The immanent knowledge can be further subdivided into two different parts, namely a categorical part (this component is shaded darkly in the figure and marked with a K) and a prototypical part, also called default part (shaded lightly in the picture and marked with a D). The latter a priori occurs only in the case of generic concepts.3  However, the essential distinction between these components is related to the inferential processes which are associated with the different immanent knowledge parts. The categorical part of the scope of meaning of a generic concept is strictly inherited (i.e. without exceptions) by all sub-concepts and subordinated specializations (the carrier of this inheritance are the subordination relations SUB and SUBS).

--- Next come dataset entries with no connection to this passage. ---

template <int PF, bool LO, int PROBE = 0, bool STORE = true, int MIXHC = 0>
__global__ void __launch_bounds__(256, MIXHC ? 3 : 4)
dwconv3d_k3_mfma_kernel(const unsigned short* __restrict__ x, unsigned short* __restrict__ y, const float* __restrict__ w,
                        const float* __restrict__ bias, float* __restrict__ stats, DwMarch g, DwMix mx) {
  static_assert(PF == 2 || PF == 3, "two or three planes in flight");
  static_assert(MIXHC == 0 || (STORE && PF == 3), "the fused block keeps the output tile and three planes in flight");
  constexpr bool MIX = MIXHC > 0;
  __shared__ __attribute__((aligned(16))) bf16x8_t w2s[MIX ? MIXHC * 2 * 64 : 1];
  __shared__ __attribute__((aligned(16))) h8_t w3s[MIX ? 2 * MIXHC * 64 : 1];
  __shared__ __attribute__((aligned(16))) float mbias[MIX ? 32 * MIXHC + 32 : 4];
  __shared__ __attribute__((aligned(16))) unsigned short image[2][MF_IMG];
  __shared__ __attribute__((aligned(16))) unsigned short otile[STORE ? 2 : 1][STORE ? MF_TY * MF_RS : 8];
  __shared__ float wl[27 * MF_CG];
  __shared__ float red[4][2][16];

  const int tid = threadIdx.x, wave = tid >> 6, lane = tid & 63;
  int b = g.swizzle ? xcd_swizzle(blockIdx.x, gridDim.x) : blockIdx.x;
  const int ncg = g.C / MF_CG;
  const int cg = g.cg_inner ? b % ncg : (b / g.slots) % ncg;
  const int slot_id = g.cg_inner ? (b / ncg) % g.slots : b % g.slots;
  const int n = b / (ncg * g.slots);
  b = slot_id;
  const int fx = b % g.tx; b /= g.tx;
  const int fy = b % g.ty;
  const int zchunk = b / g.ty;
  const int y0 = fy * MF_TY, x0 = fx * MF_TX;
  const int zs = zchunk * g.zc;
  const int ze = min(zs + g.zc, g.D);
  const int C = g.C;
  const long plane_elems = (long)g.H * g.W * C;
  const unsigned short* xn = x + (long)n * g.D * plane_elems + cg * MF_CG;
  unsigned short* yn = y + (long)n * g.D * plane_elems + cg * MF_CG;
  const bool inner = y0 >= 1 && y0 + MF_TY + 1 <= g.H && x0 >= 1 && x0 + MF_TX + 1 <= g.W;

  for (int i = tid; i < 27 * MF_CG; i += 256) wl[i] = w[(long)(i / MF_CG) * C + cg * MF_CG + (i % MF_CG)];
  if constexpr (MIX) {
    const bf16x8_t* w2g = mx.w2n + (long)n * mx.w2_stride;
    for (int i = tid; i < MIXHC * 2 * 64; i += 256) { w2s[i] = w2g[i]; w3s[i] = mx.w3[i]; }
    if (tid < 32 * MIXHC) mbias[tid] = mx.b2n[(long)n * (32 * MIXHC) + tid];
    else if (tid < 32 * MIXHC + 32) mbias[tid] = mx.b3[tid - 32 * MIXHC];
  }
  __syncthreads();

  int goff[MF_CPT], loff[MF_CPT];
  bool cok[MF_CPT];
#pragma unroll
  for (int i = 0; i < MF_CPT; ++i) {
    const int c = tid + 256 * i;
    const int vox = c >> 2, part = c & 3;
    const int yy = vox / MF_EX, xx = vox % MF_EX;
    const int gy = y0 - 1 + yy, gx = x0 - 1 + xx;
    cok[i] = (c < MF_NCHUNK) && gy >= 0 && gy < g.H && gx >= 0 && gx < g.W;
    const int gyc = min(max(gy, 0), g.H - 1), gxc = min(max(gx, 0), g.W - 1);
    goff[i] = (gyc * g.W + gxc) * C + part * 8;
    loff[i] = (c < MF_NCHUNK) ? (part * 8) * MF_CS + yy * MF_EXP + xx : -1;
  }
  u32x4_t stg[PF][MF_CPT];
  auto issue = [&](int gz, u32x4_t (&st)[MF_CPT]) {
    const int zc = min(max(gz, 0), g.D - 1);
#pragma unroll
    for (int i = 0; i < MF_CPT; ++i) {
      const unsigned short* ptr = xn + (long)zc * plane_elems + goff[i];
      asm volatile("global_load_dwordx4 %0, %1, off" : "=&v"(st[i]) : "v"(ptr) : "memory");
    }
  };
  auto landed = [&](u32x4_t (&st)[MF_CPT], int younger) {
    mf_wait_vm_upto<2 * MF_CPT + 2>(younger);
    asm volatile("" : "+v"(st[0]), "+v"(st[1]) : : "memory");
  };
  auto commit = [&](int slot, u32x4_t (&st)[MF_CPT], int gz) {
    const bool zok = gz >= 0 && gz < g.D;
#pragma unroll
    for (int i = 0; i < MF_CPT; ++i) {
      if (loff[i] < 0) continue;
      unsigned short* dst = &image[slot][loff[i]];
      if (inner && zok) {
#pragma unroll
        for (int q = 0; q < 4; ++q) {
          dst[(2 * q) * MF_CS] = (unsigned short)(st[i][q] & 0xffffu);
          dst[(2 * q + 1) * MF_CS] = (unsigned short)(st[i][q] >> 16);
        }
      } else {
        const bool ok = zok && cok[i];
#pragma unroll
        for (int q = 0; q < 4; ++q) {
          const unsigned int dw = ok ? st[i][q] : 0u;
          dst[(2 * q) * MF_CS] = (unsigned short)(dw & 0xffffu);
          dst[(2 * q + 1) * MF_CS] = (unsigned short)(dw >> 16);
        }
      }
    }
  };

  const int h = wave & 1, ph = wave >> 1;
  const int cl = lane >> 2, j = lane & 3;
  const int ch = h * 16 + cl;
  s4_t a_hi[3][2], a_lo[3][2];
#pragma unroll
  for (int dy = 0; dy < 3; ++dy)
#pragma unroll
    for (int r = 0; r < 2; ++r) {
      s4_t vh, vl;
#pragma unroll
      for (int k = 0; k < 4; ++k) {
        const int i = j;
        const int dz = 2 - i, dx = k - r;
        float wv = 0.f;
        if (i < 3 && dx >= 0 && dx < 3) wv = wl[((dz * 3 + dy) * 3 + dx) * MF_CG + ch];
        const unsigned short hb = mf_bf16_bits(wv);
        vh[k] = (short)hb;
        vl[k] = (short)mf_bf16_bits(wv - mf_bf16_float(hb));
      }
      a_hi[dy][r] = vh;
      a_lo[dy][r] = vl;
    }
  float bv = bias ? bias[cg * MF_CG + ch] : 0.f;
  asm volatile("" : "+v"(bv));

  int boff[4];
  bool pok[4][2];
#pragma unroll
  for (int u = 0; u < 4; ++u) {
    boff[u] = ch * MF_CS + (ph * 4 + j) * MF_EXP + 2 * u;
#pragma unroll
    for (int r = 0; r < 2; ++r) pok[u][r] = (y0 + ph * 4 + j) < g.H && (x0 + 2 * u + r) < g.W;
  }
  const int op = tid >> 2, opiece = tid & 3;
  const int oy = op >> 3, ox = op & 7;
  const bool ook = (y0 + oy) < g.H && (x0 + ox) < g.W;
  const long obase = ((long)(y0 + oy) * g.W + (x0 + ox)) * C + opiece * 8;
  const int orb = oy * MF_RS + ox * MF_TS + opiece * 8;
  int ooff[4];
#pragma unroll
  for (int u = 0; u < 4; ++u) ooff[u] = (ph * 4 + j) * MF_RS + (2 * u) * MF_TS + ch;
  auto flush = [&](int zo) {
    const u32x4_t o = *reinterpret_cast<const u32x4_t*>(&otile[zo & 1][orb]);
    if (ook) *reinterpret_cast<u32x4_t*>(yn + (long)zo * plane_elems + obase) = o;
  };

  const int mr = lane & 15, mkb = lane >> 4;
  const int mp = wave * 16 + mr, my = mp >> 3, mxx = mp & 7;
  const bool mok = (y0 + my) < g.H && (x0 + mxx) < g.W;
  const long mbase = ((long)min(y0 + my, g.H - 1) * g.W + min(x0 + mxx, g.W - 1)) * C + mkb * 8;
  const int mtile = my * MF_RS + mxx * MF_TS + mkb * 8;
  u32x4_t rres[MIX ? 3 : 1];
  auto issue_res = [&](int z, u32x4_t& rr) {
    const unsigned short* ptr = xn + (long)z * plane_elems + mbase;
    asm volatile("global_load_dwordx4 %0, %1, off" : "=&v"(rr) : "v"(ptr) : "memory");
  };
  auto mix = [&](int zo, u32x4_t& rr, int younger) {
    if constexpr (MIX) {
      const bf16x8_t bact = *reinterpret_cast<const bf16x8_t*>(&otile[zo & 1][mtile]);
      f32x4_t acc2[2] = {*reinterpret_cast<const f32x4_t*>(&mbias[32 * MIXHC + mkb * 8]), *reinterpret_cast<const f32x4_t*>(&mbias[32 * MIXHC + mkb * 8 + 4])};
#pragma unroll
      for (int hc = 0; hc < MIXHC; ++hc) {
        f32x4_t acc1[2] = {*reinterpret_cast<const f32x4_t*>(&mbias[hc * 32 + mkb * 8]), *reinterpret_cast<const f32x4_t*>(&mbias[hc * 32 + mkb * 8 + 4])};
#pragma unroll
        for (int mt = 0; mt < 2; ++mt) acc1[mt] = Mma<bf16_t>::mma(w2s[(hc * 2 + mt) * 64 + lane], bact, acc1[mt]);
        float gg[8];
#pragma unroll
        for (int q = 0; q < 4; ++q) { gg[q] = acc1[0][q]; gg[4 + q] = acc1[1][q]; }
        const h8_t bhh = gelu_h8_from_f32(gg);
#pragma unroll
        for (int mo = 0; mo < 2; ++mo) acc2[mo] = __builtin_amdgcn_mfma_f32_16x16x32_f16(w3s[(mo * MIXHC + hc) * 64 + lane], bhh, acc2[mo], 0, 0, 0);
      }
      float v[8];
#pragma unroll
      for (int q = 0; q < 4; ++q) { v[q] = acc2[0][q]; v[4 + q] = acc2[1][q]; }
      if (mx.residual) {
        mf_wait_vm_upto<5>(younger);
        asm volatile("" : "+v"(rr) : : "memory");
        float rv[8];
        VecIO<bf16_t, 8>::load(reinterpret_cast<const bf16_t*>(&rr), rv);
#pragma unroll
        for (int q = 0; q < 8; ++q) v[q] += rv[q];
      }
      const long vo = (long)zo * plane_elems + mbase;
      if (mx.head_w) {
        const bf16x8_t ob = Mma<bf16_t>::from_floats(v);
        if (mx.store_y && mok) *reinterpret_cast<bf16x8_t*>(yn + vo) = ob;
        const f32x4_t hh = Mma<bf16_t>::mma(mx.head_w[lane], ob, f32x4_t{0.f, 0.f, 0.f, 0.f});
        if (mok) {
          float* hy = mx.head_y + ((long)n * g.D * g.H * g.W + (vo - mkb * 8) / C) * mx.n_head;
#pragma unroll
          for (int i = 0; i < 4; ++i)
            if (mkb * 4 + i < mx.n_head) hy[mkb * 4 + i] = hh[i] + (mx.head_b ? mx.head_b[mkb * 4 + i] : 0.f);
        }
      } else if (mok) {
        VecIO<bf16_t, 8>::store(reinterpret_cast<bf16_t*>(yn + vo), v);
      }
    }
  };

  f32x4_t acc[4][2];
#pragma unroll
  for (int u = 0; u < 4; ++u)
#pragma unroll
    for (int r = 0; r < 2; ++r) acc[u][r] = f32x4_t{bv, bv, bv, 0.f};
  float s1 = 0.f, s2 = 0.f;
  unsigned long long tk[9] = {0, 0, 0, 0, 0, 0, 0, 0, 0}, tlast = 0, tstart = 0;
  auto stamp = [&](int k) {
    if constexpr (PROBE == 4) {
      const unsigned long long now = __builtin_amdgcn_s_memtime();
      tk[k] += now - tlast;
      tlast = now;
    }
  };
  if constexpr (PROBE == 4) { tstart = __builtin_amdgcn_s_memtime(); tlast = tstart; }

  auto exists_p = [&](int z) { return z <= ze; };
  auto exists_r = [&](int z) { return MIX && mx.residual && z >= zs && z < ze; };
  auto step = [&](int gz, int slot, u32x4_t (&ld)[MF_CPT], u32x4_t (&cm)[MF_CPT], u32x4_t& rn, u32x4_t& ro) {
    if constexpr (MIX) {
      if (gz - 2 >= zs) mix(gz - 2, ro, (exists_p(gz + 1) ? MF_CPT : 0) + (exists_r(gz - 1) ? 1 : 0) + (exists_p(gz + 2) ? MF_CPT : 0));
      stamp(8);
      if (exists_r(gz)) issue_res(gz, rn);
    } else {
      if (STORE && gz - 2 >= zs && PROBE != 3) flush(gz - 2);
    }
    if (gz + PF <= ze) issue(gz + PF, ld);
    stamp(0);
    const unsigned short* img = image[slot];
#pragma unroll
    for (int dy = 0; dy < ((PROBE == 1 || PROBE == 3) ? 0 : 3); ++dy) {
      s4_t bq[4];
#pragma unroll
      for (int u = 0; u < 4; ++u) bq[u] = __builtin_bit_cast(s4_t, *reinterpret_cast<const u32x2a4_t*>(img + boff[u] + dy * MF_EXP));
#pragma unroll
      for (int u = 0; u < 4; ++u)
#pragma unroll
        for (int r = 0; r < 2; ++r) acc[u][r] = __builtin_amdgcn_mfma_f32_4x4x4bf16_1k(a_hi[dy][r], bq[u], acc[u][r], 0, 0, 0);
      if (LO) {
#pragma unroll
        for (int u = 0; u < 4; ++u)
#pragma unroll
          for (int r = 0; r < 2; ++r) acc[u][r] = __builtin_amdgcn_mfma_f32_4x4x4bf16_1k(a_lo[dy][r], bq[u], acc[u][r], 0, 0, 0);
      }
    }
    stamp(1);
    if (gz + 1 <= ze) {
      landed(cm, MF_CPT * min(PF - 1, ze - gz - 1) + (exists_r(gz - 1) ? 1 : 0) + (exists_r(gz) ? 1 : 0));
      stamp(2);
      commit(slot ^ 1, cm, gz + 1);
      stamp(3);
    } else {
      mf_wait_vm<0>();
    }
    if (gz - 1 >= zs && PROBE != 3) {
      unsigned short* ot = otile[STORE ? (gz - 1) & 1 : 0];
#pragma unroll
      for (int u = 0; u < 4; ++u) {
        const bf2_t hb = __builtin_convertvector(f2_t{acc[u][0][0], acc[u][1][0]}, bf2_t);
        const unsigned int bits = __builtin_bit_cast(unsigned int, hb);
        if constexpr (STORE) {
          ot[ooff[u]] = (unsigned short)(bits & 0xffffu);
          ot[ooff[u] + MF_TS] = (unsigned short)(bits >> 16);
        }
        if constexpr (!MIX) {
          float r0 = __uint_as_float(bits << 16), r1 = __uint_as_float(bits & 0xffff0000u);
          if (!inner) { r0 = pok[u][0] ? r0 : 0.f; r1 = pok[u][1] ? r1 : 0.f; }
          s1 += r0; s2 = fmaf(r0, r0, s2);
          s1 += r1; s2 = fmaf(r1, r1, s2);
        }
      }
    }
#pragma unroll
    for (int u = 0; u < 4; ++u)
#pragma unroll
      for (int r = 0; r < 2; ++r) acc[u][r] = f32x4_t{acc[u][r][1], acc[u][r][2], bv, 0.f};
    stamp(4);
    __syncthreads();
    stamp(5);
    if constexpr (PROBE == 4) tk[6] += 1;
  };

From a logical point of view, the statements of the categorical part are connected with a universal quantification. If we take the representation in Figure 4 as a starting point, then we can conclude that each specific house (<a villa >, <a warehouse >, <Paul's new house > etc.) is a building which has a roof and can be characterized by a year of erection.

The prototypical part of a generic concept's scope of meaning on the other hand has to be taken as default knowledge, which in the same way as categorical knowledge is inherited from top to bottom in the hierarchy of concepts. In this context, the term default denotes a basic assumption which is valid as long as there is no other information available. In contrast to categorical knowledge, however, default knowledge (prototypical knowledge) can be revised or overwritten in exceptional cases.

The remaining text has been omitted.